As for the thread title, I did not use the word "optimized" in the usual "optimized for fingertricks" sense. I assumed most people would just solve it using 3x3x3 supercube methods, which isn't optimized for the mastermorphix due to obvious reasons which I will describe below. I left the word "pillowed" in parentheses because obviously the solution also applies to non-pillowed mastermorphices (is that the plural? ) as well, but I believe the pillowed version is the only one in mass production anyway...

*The method*
1. Build a 2x2x2 block with a 3-colored corner (I'll use yellow-green-red hereafter for illustration purposes)
2. Solve all yellow, green and red edges intuitively
3. Solve the remaining three 3-colored corners with one algorithm (not sure how many cases this'll yield)
4. Solve the remaining corners and edges with one algorithm
(5.) Solve all centers. This is a ghost step. I haven't decided when to solve this. It could either be done (a) after each step, i.e. solve 3 centers during step 1, and the other 3 during step 2, or (b) between steps 2 and 3, or (c) solve 3 centers during step 1, and the other 3 together with the corners in step 3, or (d) after step 4, or (e) you get it, there are too many possibilities. I'm not too worried about this step though, I'm sure someone on this forum will be able to come up with a good suggestion 

*The why and how*
I worked backwards. Instead of worrying about the 6 orientable centers, I wanted to exploit the advantage of having 4 unorientable corners and (4 sets of) 3 unpermutable edges.

If my calculations are correct, there are only *27* cases for step 4 *in*cluding mirrors and inverses, and it solves three edges and four corners - that's as many pieces as tripod on a 3x3x3, with less than a tenth of algorithms to learn. And the recognition for step 4 is easy, unlike tripod. I'd say it's definitely at least as easy as PLL recognition and it might even be as easy as OLL recognition with enough practice. I'll describe it if anyone's interested.

I'd like to describe the rest of my thought process in coming up with this method, but I found it pretty difficult to describe some stuff without the visual aid of images. I'll go render some and come back to update this thread later, sorry 

Edit: On second thought, I don't suppose many people have 4-colored pillowed mastermorphices. I think the general steps of my method have been pretty well-described, so I won't bother updating this post unless someone requests for more information then


----------



## xTheAndyx (Aug 5, 2009)

i just solve it like a normal 3x3. until i find two edges are switched. which i don't understand. then i put it in the glove compartment of my mom's car.


----------



## blah (Aug 7, 2009)

xTheAndyx said:


> i just solve it like a normal 3x3. until i find two edges are switched. which i don't understand. then i put it in the glove compartment of my mom's car.

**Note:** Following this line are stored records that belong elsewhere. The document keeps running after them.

diff --git a/sinddm_amd/csrc/sinddm_fwd.hip b/sinddm_amd/csrc/sinddm_fwd.hip
--- a/sinddm_amd/csrc/sinddm_fwd.hip
+++ b/sinddm_amd/csrc/sinddm_fwd.hip
@@ -829,6 +829,7 @@
     }
 }
 
+int conv1x1_b3_launch(const ConvArgs& a, int ncu, hipStream_t st);
 int block_forward(const NetPlan& P, const ForwardPlan& F, int l, const float* params, const float* packed, const float* cur,
                   const float* cond, int cond_stride, float* hbuf, float* gbuf, float* obuf, float* upre, hipStream_t st,
                   float* amax) {
@@ -874,7 +875,8 @@
         r1.in2 = cur; r1.Cin2 = b.cin; r1.w1 = packed + b.pk_res; r1.nch1 = b.nchr; r1.nch3 = 0;
         r1.bias = packed + b.pk_b2; r1.out = obuf; r1.Cout = b.cout; r1.coblks = b.coblks;
         r1.B = B; r1.H = H; r1.W = W; r1.zero = packed + P.pk_zero;
-        rc = conv1x1_launch(r1, b.mt, st);
+        if (f.proj_variant != 1 && f.proj_variant != 2) return SINDDM_E_BADARG;
+        rc = f.proj_variant == 2 ? conv1x1_b3_launch(r1, F.ncu, st) : conv1x1_launch(r1, b.mt, st);
         if (rc) return rc;
         c2.resid = obuf; c2.bias = nullptr;
     }
@@ -1314,6 +1316,7 @@
             s.Bh[0] = h0.B; s.Bh[1] = h1.B;
             s.fp[0] = h0; s.fp[1] = h1;
             for (int l = 0; l < 4; ++l) s.fp[0].blk[l].c3_variant = s.fp[1].blk[l].c3_variant = whole.blk[l].c3_variant;
+            for (int l = 0; l < 4; ++l) s.fp[0].blk[l].proj_variant = s.fp[1].blk[l].proj_variant = whole.blk[l].proj_variant;
             s.wsh[0] = static_cast<char*>(r.ws) + whole.cond_bytes(); s.wsz[0] = h0.core_bytes;
             s.wsh[1] = s.wsh[0] + s.wsz[0]; s.wsz[1] = h1.core_bytes;
             if (hipEventCreateWithFlags(&s.ev_go, hipEventDisableTiming) != hipSuccess) return SINDDM_E_BADARG;
@@ -1822,6 +1825,7 @@
                                                          f.dw, f.dw_pi, f.dw_po};
         for (int i = 0; i < SINDDM_FWD_PLAN_BLOCK_INTS; ++i) out[SINDDM_FWD_PLAN_BLOCK0 + l * SINDDM_FWD_PLAN_BLOCK_INTS + i] = blk[i];
         if (cap >= SINDDM_FWD_PLAN_INTS_EXT) out[SINDDM_FWD_PLAN_INTS + l] = f.c3_variant;
+        if (cap >= SINDDM_FWD_PLAN_INTS_EXT2) out[SINDDM_FWD_PLAN_INTS_EXT + l] = f.proj_variant;
     }
     return 0;
 }
@@ -1841,6 +1845,42 @@
         return conv_c3m_launch(in, weights, bias, out, B, H, W, Cout, Wt, amax_out, st, ncu);
     }
     return conv_c3_valu_launch(in, weights, bias, out, nullptr, B, H, W, Cout, Wt, amax_out, st);
+}
+
+int sinddm_debug_conv1x1(int variant, int ncu, int B, int H, int W, int Cin, int Cout, const float* in, const float* weights,
+                         const float* bias, float* out, void* stream) {
+    if (!in || !weights || !bias || !out || variant < 0 || variant > 2 || B <= 0 || H <= 0 || W <= 0 || Cin <= 0 || Cout <= 0)
+        return SINDDM_E_BADARG;
+    if (B > 65535 || Cout % 80 != 0 || Cout > 160 || Cin > 160 || (long long)Cin * H * W * 4 >= 0x40000000LL ||
+        (long long)Cout * H * W * 4 >= 0x40000000LL || (long long)B * ((H * W + 255) / 256 + 1) * 256 >= 0x40000000LL)
+        return SINDDM_E_BADSHAPE;
+    if (variant == 2 && !proj_b3_applies(B, H, W, Cin, Cout)) return SINDDM_E_BADSHAPE;
+    if ((uintptr_t)in % 16 != 0 || (uintptr_t)out % 16 != 0) return SINDDM_E_BADARG;
+    if (ncu <= 0) ncu = cu_count();
+    if (variant == 0) variant = proj_b3_pays(B, H, W, Cin, Cout, ncu) ? 2 : 1;
+    hipStream_t st = static_cast<hipStream_t>(stream);
+    const int mt = 5, coblks = Cout / 80;
+    PackArgs a{};
+    pack_add_direct(a, 0, 0, Cin, Cout, 1, mt, coblks, 0);
+    const long long zero = a.total;
+    PackSeg z{};
+    z.kind = 2; z.dst = zero; z.count = 64;
+    a.seg[a.nseg++] = z;
+    a.total += z.count;
+    float* img = nullptr;
+    hipError_t e = hipMalloc(reinterpret_cast<void**>(&img), (size_t)a.total * sizeof(float));
+    if (e != hipSuccess) return (int)e;
+    int rc = pack_launch(weights, img, a, st);
+    if (!rc) {
+        ConvArgs r1{};
+        r1.in2 = in; r1.Cin2 = Cin; r1.w1 = img; r1.nch1 = (Cin + KC - 1) / KC; r1.nch3 = 0;
+        r1.bias = bias; r1.out = out; r1.Cout = Cout; r1.coblks = coblks;
+        r1.B = B; r1.H = H; r1.W = W; r1.zero = img + zero;
+        rc = variant == 2 ? conv1x1_b3_launch(r1, ncu, st) : conv1x1_launch(r1, mt, st);
+    }
+    e = hipStreamSynchronize(st);
+    (void)hipFree(img);
+    return rc ? rc : (int)e;
 }
 
 int sinddm_debug_head_offsets(int dim, int64_t out[3]) {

Two edges of same color, or of different colors?


----------



## Noxina (Apr 3, 2010)

I have no problem solving a one colored mastermorphix but the 4 colored version gives me a headache. I haven't seen a working solution for oll and pll - so I am interested in your method. Please post more.


----------



## Innocence (Apr 4, 2010)

I love the 4 colour Mastermorphix, it's so frustrating! xD. 

I'd probably generate the algs for this, if you'd tell me what exactly they need to do. 

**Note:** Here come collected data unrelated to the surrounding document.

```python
def bump_weight_epoch(params=None):
    global WEIGHT_EPOCH
    if params is None:
        WEIGHT_EPOCH += 1
        return
    for p in params:
        p._mcd_epoch = getattr(p, "_mcd_epoch", 0) + 1


# ... 234 lines not shown
        return bound
    rec = getattr(x, "_mcd_bound", None)
    if rec is not None and rec[1] == x._version and rec[2] == x.data_ptr():
        return rec[0]
    b = absmax(x)
    try:
        x._mcd_bound = (b, x._version, x.data_ptr())
    except AttributeError:
        pass
    return b


_PACK_REGISTRY = weakref.WeakSet()
_PACK_TABLES = {}
GROUP_PACK = os.environ.get("MCDSEG_GROUP_PACK", "1") != "0"
FUSED_UP_LOSS = os.environ.get("MCDSEG_FUSED_UP_LOSS", "1") != "0"
BN_ZMASK = os.environ.get("MCDSEG_BN_ZMASK", "1") != "0"
RELU_MASK = os.environ.get("MCDSEG_RELU_MASK", "1") != "0"
FUSE_RES_ADD = os.environ.get("MCDSEG_FUSE_RES_ADD", "1") != "0"


class GradBox:
    __slots__ = ("n", "seen", "g", "task")

    def __init__(self):
        self.n, self.seen, self.g, self.task = 0, 0, None, None

    def attach(self):
        self.n += 1
        return self
# ... 90 lines not shown

def _pack_group(device):
    L = lib()
    members = []
    for pw in list(_PACK_REGISTRY):
        w = pw._weight() if pw._weight is not None else None
        if (w is None or pw._dims is None or pw._dims[4] != CONV_MATH or w.device != device or pw.wd is None or pw.wf is None
                or pw._dims[2] > 72):
            continue
        members.append((pw, w))
    if len(members) < 2:
        return
    members.sort(key=lambda m: m[1].data_ptr())
    sig = tuple((w.data_ptr(), pw.wf.data_ptr(), pw.wd.data_ptr()) + pw._dims for pw, w in members)
    tab = _PACK_TABLES.get((device, CONV_MATH))
    if tab is None or tab["sig"] != sig:
        n = len(members)
        bounds = torch.zeros(n, dtype=torch.float32, device=device)
        ptrs, dims = [], []
        for i, (pw, w) in enumerate(members):
            ptrs += [w.data_ptr(), pw.wf.data_ptr(), pw.wd.data_ptr(), bounds.data_ptr() + 4 * i]
            dims += [pw._dims[0], pw._dims[1], pw._dims[2], 0]
        tab = dict(sig=sig, bounds=bounds, ptrs=torch.tensor(ptrs, dtype=torch.int64).to(device),
                   dims=torch.tensor(dims, dtype=torch.int32).to(device))
        _PACK_TABLES[(device, CONV_MATH)] = tab
    if _scaled():
        for i, (pw, _) in enumerate(members):
            pw.w_bound = tab["bounds"][i:i + 1]
    n = len(members)
    nbytes = sum(4 * w.numel() + 2 * pw.wf.numel() + 2 * pw.wd.numel() for pw, w in members)
    with _timed("pack_weights_multi_kernel", (0, nbytes)):
        check(L.mcdseg_conv_split_pack_weights_multi(_p(tab["ptrs"]), _p(tab["dims"]), n, MATH_ID[CONV_MATH],
                                                     _p(tab["bounds"]) if _scaled() else None, _stream()), "conv_split_pack_weights_multi")
    for pw, w in members:
        if pw._dims[3]:
            d = ConvDesc(1, pw._dims[1], 8, 8, pw._dims[0], 7, 7, 1, 3, 1, 8, 8)
            check(L.mcdseg_conv_split_pack_weights(ctypes.byref(d), MATH_ID[CONV_MATH], _p(w.detach()), _p(pw.wf), None,
                                                   _p(pw.w_bound) if _scaled() else None, _stream()), "conv_split_pack_weights")
        pw.key = PackedWeights._key_of(w)


def _is_split(w_image):
    return w_image.dtype == torch.int16


MAX_CONV_BYTES = int(os.environ.get("MCDSEG_MAX_CONV_BYTES", str((1 << 31) - (1 << 26))))


def _sub_desc(desc, n, ncb=0):
    return ConvDesc(n, desc.Cin, desc.H, desc.W, desc.Cout, desc.KH, desc.KW, desc.stride, desc.pad, desc.dil, desc.Ho, desc.Wo, ncb)


def _cb_slice(cb, a, channels, hw):
    return None if cb is None else ctypes.c_void_p(cb.data_ptr() + a * (channels // 8) * hw * 16)
# ... 1412 lines not shown
    if kind == 0:
        return _Diff2d.apply(z1, z2)
    return _ProbDistance.apply(z1, z2, kind)


def sgd_momentum_flat_(p, g, v, lr, momentum, weight_decay, grad_scale=1.0, params=None):
    for t, name in ((p, "params"), (g, "grads"), (v, "momentum")):
        if not (t.is_cuda and t.dtype == torch.float32 and t.is_contiguous()):
            raise RuntimeError("mcdseg: flat SGD needs contiguous fp32 GPU buffers (%s)" % name)
    with _timed("sgd_momentum_kernel", (0, 20 * p.numel())):
        check(lib().mcdseg_sgd_momentum_flat(_p(p), _p(g), _p(v), p.numel(), float(lr), float(momentum), float(weight_decay),
                                             float(grad_scale), _stream()), "sgd_momentum_flat")
    bump_weight_epoch(params)


def adam_flat_(p, g, m, v, lr, betas, eps, weight_decay, step, grad_scale=1.0, params=None):
    for t, name in ((p, "params"), (g, "grads"), (m, "exp_avg"), (v, "exp_avg_sq")):
        if not (t.is_cuda and t.dtype == torch.float32 and t.is_contiguous()):
            raise RuntimeError("mcdseg: flat Adam needs contiguous fp32 GPU buffers (%s)" % name)
    b1, b2 = float(betas[0]), float(betas[1])
    step = int(step)
    if step < 1:
        raise ValueError("mcdseg: flat Adam's step count starts at 1, got %r" % (step,))
    bc1, bc2 = 1.0 - b1 ** step, 1.0 - b2 ** step
    with _timed("adam_kernel", (0, 28 * p.numel())):
        check(lib().mcdseg_adam_flat(_p(p), _p(g), _p(m), _p(v), p.numel(), float(lr) / bc1, b1, b2, bc2 ** -0.5, float(eps),
                                     float(weight_decay), float(grad_scale), _stream()), "adam_flat")
    bump_weight_epoch(params)
```

multichannel-semseg-with-uda_amd/mcdseg/optim.py:

```python
import os

import torch

from . import dist as mdist
from . import ops

_ALIGN = 64
DP_OVERLAP = os.environ.get("MCDSEG_DP_OVERLAP", "0") == "1"
DP_BUCKET_MB = float(os.environ.get("MCDSEG_DP_BUCKET_MB", "25"))


class _FlatOptimizer(torch.optim.Optimizer):
    _require_gpu = True
    _STATE = ()

    def __init__(self, params, defaults):
        super().__init__(params, defaults)
        self._flat = None

    @property
    def _name(self):
        return type(self).__name__

    def _all_params(self):
# ... 208 lines not shown
                cur = None
                continue
            key = self._run_key(g, p)
            if cur is None or cur["key"] != key:
                cur = dict(key=key, params=[])
                runs.append(cur)
            cur["params"].append(p)
        world = mdist.world_size()
        for run in runs:
            ps = run["params"]
            o0 = fl["views"][id(ps[0])][0]
            o1, n1 = fl["views"][id(ps[-1])][0], fl["views"][id(ps[-1])][1]
            lo, hi = o0, o1 + n1
            gflat = fl["g"][lo:hi]
            reduced = bool(fl.get("buckets")) and self._finish_overlap(ps)
            if not reduced:
                gviews = [fl["views"][id(p)][3] for p in ps]
                grads = [p.grad if p.grad.dtype == torch.float32 else p.grad.float() for p in ps]
                torch._foreach_copy_(gviews, grads)
                if mdist.is_distributed():
                    mdist.all_reduce_sum_(gflat)
            self._update(fl, lo, hi, gflat, run["key"], ps, 1.0 / world)
        self._reset_overlap()
        return loss

    def zero_grad(self, set_to_none=True):
        super().zero_grad(set_to_none=set_to_none)
        if self._flat is not None:
            self._reset_overlap()

    def state_dict(self):
        sd = super().state_dict()
        sd["state"] = {k: {name: (t.clone() if torch.is_tensor(t) else t) for name, t in st.items()} for k, st in sd["state"].items()}
        return sd

    def load_state_dict(self, state_dict):
        super().load_state_dict(state_dict)
        names = {name for _, name in self._STATE}
        for st in self.state.values():
            st.update((name, t.clone()) for name, t in list(st.items()) if torch.is_tensor(t) and (name not in names or self._flat is None))
        if self._flat is not None:
            self._adopt_state()

    def flat_buffers(self):
        self._ensure_flat()
        return (self._flat["p"], self._flat["g"]) + tuple(self._flat[key] for key, _ in self._STATE)

    def _run_key(self, group, p):
        raise NotImplementedError

    def _update(self, fl, lo, hi, gflat, key, ps, grad_scale):
        raise NotImplementedError


class FlatSGD(_FlatOptimizer):
    _STATE = (("v", "momentum_buffer"),)

    def __init__(self, params, lr=1e-3, momentum=0.0, weight_decay=0.0):
        if lr < 0 or momentum < 0 or weight_decay < 0:
            raise ValueError("FlatSGD: negative hyper-parameter")
        super().__init__(params, dict(lr=lr, momentum=momentum, weight_decay=weight_decay, dampening=0, nesterov=False))

    def _run_key(self, group, p):
        return (group["lr"], group["momentum"], group["weight_decay"])

    def _update(self, fl, lo, hi, gflat, key, ps, grad_scale):
        lr, mu, wd = key
        ops.sgd_momentum_flat_(fl["p"][lo:hi], gflat, fl["v"][lo:hi], lr, mu, wd, grad_scale, params=ps)
        if mu != 0:
            for p in ps:
                self.state[p]["momentum_buffer"] = fl["views"][id(p)][2]

    def flat_buffers(self):
        return super().flat_buffers()


class FlatAdam(_FlatOptimizer):
    _STATE = (("m", "exp_avg"), ("v", "exp_avg_sq"))

    def __init__(self, params, lr=1e-3, betas=(0.9, 0.999), eps=1e-8, weight_decay=0.0, amsgrad=False, maximize=False):
        if amsgrad or maximize:
            raise NotImplementedError("FlatAdam: amsgrad and maximize are not implemented")
        if lr < 0 or eps < 0 or weight_decay < 0 or not (0 <= betas[0] < 1 and 0 <= betas[1] < 1):
            raise ValueError("FlatAdam: negative hyper-parameter, or a beta outside [0, 1)")
        super().__init__(params, dict(lr=lr, betas=tuple(betas), eps=eps, weight_decay=weight_decay, amsgrad=False, maximize=False,
                                      foreach=None, capturable=False, differentiable=False, fused=None, decoupled_weight_decay=False))

    def _run_key(self, group, p):
        if group.get("amsgrad") or group.get("maximize") or group.get("decoupled_weight_decay"):
            raise NotImplementedError("FlatAdam: amsgrad, maximize and decoupled weight decay are not implemented")
        st = self.state[p]
        if "step" not in st:
            m, v = self._state_views(p)
            st.update(step=torch.tensor(0.0, dtype=torch.float32), exp_avg=m, exp_avg_sq=v)
        elif not torch.is_tensor(st["step"]):
            st["step"] = torch.tensor(float(st["step"]), dtype=torch.float32)
        return (float(group["lr"]), tuple(group["betas"]), group["eps"], group["weight_decay"], int(st["step"]) + 1)

    def _update(self, fl, lo, hi, gflat, key, ps, grad_scale):
        lr, betas, eps, wd, t = key
        ops.adam_flat_(fl["p"][lo:hi], gflat, fl["m"][lo:hi], fl["v"][lo:hi], lr, betas, eps, wd, t, grad_scale, params=ps)
        torch._foreach_add_([self.state[p]["step"] for p in ps], 1)
```

Before: 82.82.

## Fuse weight abs-max bound into SGD update and read gradients in place

Adds a segmented SGD momentum kernel that reads each parameter's gradient directly, with no copy into the flat buffer, and atomically records the abs-max of the updated weights into double-buffered bound slots. The weight packer can then reuse these measured bounds and skip its separate abs-max pass for weights the optimizer just updated. It also repacks only the weights that changed. This removes a foreach gradient copy and a full reread of the weights for the bound, at the cost of extra host-side bookkeeping (dirty sets, selection tables, pinned table uploads) and a more complex, fragile caching protocol.

```diff
diff --git a/include/mcdseg.h b/include/mcdseg.h
--- a/include/mcdseg.h
+++ b/include/mcdseg.h
@@ -56,6 +56,9 @@
                                    float* w_bound, void* stream);
 int mcdseg_conv_split_pack_weights_multi(const int64_t* ptrs, const int32_t* dims, int32_t n, int32_t math, float* bounds,
                                          void* stream);
+int mcdseg_conv_split_pack_weights_bounded(const int64_t* ptrs, const int32_t* dims, int32_t n, int32_t math, const int32_t* sel,
+                                           int32_t n_sel, int32_t n_measure, const float* measured, float* clear, void* stream);
+int mcdseg_conv_split_pack_stem_image(const mcdseg_conv_desc* d, int32_t math, const float* w, void* wp_fprop, void* stream);
 int mcdseg_conv_split_fprop(const mcdseg_conv_desc* d, int32_t math, const float* x, const void* x_cb, const float* x_bound,
                             const void* wp_fprop, const float* w_bound, const float* bias, float* y, float* stat_partials,
                             void* stream);
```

People don't have 4 coloured Mastermorphices because they don't realize how awesome they are. And because there isn't a good method.

I also don't understand what you mean when you say the edges are unpermutable. On the 1 colour mastermorphix, I notice that the 2 flipped edges are solved through permutation, not orientation, but on the 4 colour one, you do need orientation algs, but I don't quite get what they do.


----------



## Chapuunka (Apr 4, 2010)

EDIT: Found a guy who speaks English.


----------



## Noxina (Apr 4, 2010)

I've seen this video already. Have to watch it another time - maybe I'll understand it then. I thought there was already a more elegant solution - something with one algorithm for oll and one for pll.


----------



## Phreddsfishpudding (Aug 4, 2010)

I solve it like a would a 3x3, making sure to orient the centres, but then i get to the end and two edges flip over randomly???

I know a two-edge flip on the 3x3, but i would need to use setup moves and that is just sooo confusing on the mastermorphix...


----------



## abctoshiro (Aug 4, 2010)

if you know the dan brown method for 3x3x3....that will help.


----------